WHAT THIS TASK INVOLVES
Lines to restate from the data below: from the one containing "u1 * w1 : 0.0;" to the one containing "f0 + nn : nn;", both included. Give them again exactly, and only them.

THE RECORDS

+__device__ __forceinline__ void phi_sync(bool solo) {
+    if (solo) {
+        __builtin_amdgcn_fence(__ATOMIC_RELEASE, "wavefront");
+        __builtin_amdgcn_wave_barrier();
+        __builtin_amdgcn_fence(__ATOMIC_ACQUIRE, "wavefront");
+    } else {
         __syncthreads();
     }
-    const double r = red[0];
-    __syncthreads();
-    return r;
-}
-__device__ double block_sum(double v, double* red) {
-    const int tid = threadIdx.x;
-    red[tid] = v;
-    __syncthreads();
-    for (int s = PHI_THREADS / 2; s > 0; s >>= 1) {
-        if (tid < s) red[tid] += red[tid + s];
+}
+
+template <bool TWO>
+__device__ __forceinline__ double dot4(const double* __restrict__ r0, const double* __restrict__ c0, const double* __restrict__ r1,
+                                       const double* __restrict__ c1, int n) {
+    double a0 = 0.0, a1 = 0.0, a2 = 0.0, a3 = 0.0, b0 = 0.0, b1 = 0.0, b2 = 0.0, b3 = 0.0;
+    int k = 0;
+    for (; k + 3 < n; k += 4) {
+        a0 += r0[k] * c0[k * n];
+        a1 += r0[k + 1] * c0[(k + 1) * n];
+        a2 += r0[k + 2] * c0[(k + 2) * n];
+        a3 += r0[k + 3] * c0[(k + 3) * n];
+        if (TWO) {
+            b0 += r1[k] * c1[k * n];
+            b1 += r1[k + 1] * c1[(k + 1) * n];
+            b2 += r1[k + 2] * c1[(k + 2) * n];
+            b3 += r1[k + 3] * c1[(k + 3) * n];
+        }
+    }
+    if (k < n) {
+        const int k1 = k + 1 < n ? k + 1 : n - 1, k2 = k + 2 < n ? k + 2 : n - 1;
+        const double x0 = r0[k], y0 = c0[k * n], x1 = r0[k1], y1 = c0[k1 * n], x2 = r0[k2], y2 = c0[k2 * n];
+        a0 += x0 * y0;
+        a1 += k + 1 < n ? x1 * y1 : 0.0;
+        a2 += k + 2 < n ? x2 * y2 : 0.0;
+        if (TWO) {
+            const double u0 = r1[k], w0 = c1[k * n], u1 = r1[k1], w1 = c1[k1 * n], u2 = r1[k2], w2 = c1[k2 * n];
+            b0 += u0 * w0;
+            b1 += k + 1 < n ? u1 * w1 : 0.0;
+            b2 += k + 2 < n ? u2 * w2 : 0.0;
+        }
+    }
+    const double a = (a0 + a1) + (a2 + a3);
+    return TWO ? a + ((b0 + b1) + (b2 + b3)) : a;
+}
+
+template <bool WITH_F>
+__device__ __forceinline__ void block_product(double* oe, double* of, const double* le, const double* lf, const double* re, const double* rf,
+                                              double* se, double* sf, double scale, int n, int f0, int workers, float rn, bool solo) {
+    const int nn = n * n, total = WITH_F ? f0 + nn : nn;
+    for (int o = threadIdx.x; o < total; o += workers) {
+        const bool f = WITH_F && o >= f0;
+        const int idx = f ? o - f0 : o;
+        if (idx >= nn) continue;
+        const int i = (int)(((float)idx + 0.5f) * rn), j = idx - i * n;
+        if (!f) {
+            const double v = dot4<false>(le + i * n, re + j, nullptr, nullptr, n) * scale;
+            oe[idx] = v;
+            if (se) se[idx] += v;
+        } else {
+            const double v = dot4<true>(le + i * n, rf + j, lf + i * n, re + j, n) * scale;
+            of[idx] = v;
+            if (sf) sf[idx] += v;
+        }
+    }
+    phi_sync(solo);
+}
+
+template <bool WITH_F>
+__device__ double* expm_block(double* mats, int n, int workers, bool solo, double* red) {
+    const int nn = n * n, tid = threadIdx.x;
+    const float rn = 1.0f / (float)n;
+    const int f0 = solo ? nn : (nn + PHI_WAVE - 1) & ~(PHI_WAVE - 1);
+    double* Bm = mats;
+    double* Gm = mats + nn;
+    double* P[2] = {mats + 2 * nn, mats + 4 * nn};
+    double* S = mats + 6 * nn;
+    double colsum = 0.0;
+    if (tid < n) {
+        double ca = 0.0, cg = 0.0;
+        if (WITH_F)
+            for (int i = 0; i < n; ++i) cg += fabs(Gm[i * n + tid]);
+        for (int i = 0; i < n; ++i) {
+            const double a = fabs(Bm[i * n + tid]);
+            ca += a;
+            cg += a;
+        }
+        colsum = WITH_F ? fmax(ca, cg) : ca;
+    }
+    double norm1 = wave_max(colsum);
+    if (!solo) {
+        if (tid == 0) red[0] = norm1;
         __syncthreads();
-    }
-    const double r = red[0];
-    __syncthreads();
-    return r;
-}
-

ANSWER SPACE
+            b1 += k + 1 < n ? u1 * w1 : 0.0;
+            b2 += k + 2 < n ? u2 * w2 : 0.0;
+        }
+    }
+    const double a = (a0 + a1) + (a2 + a3);
+    return TWO ? a + ((b0 + b1) + (b2 + b3)) : a;
+}
+
+template <bool WITH_F>
+__device__ __forceinline__ void block_product(double* oe, double* of, const double* le, const double* lf, const double* re, const double* rf,
+                                              double* se, double* sf, double scale, int n, int f0, int workers, float rn, bool solo) {
+    const int nn = n * n, total = WITH_F ? f0 + nn : nn;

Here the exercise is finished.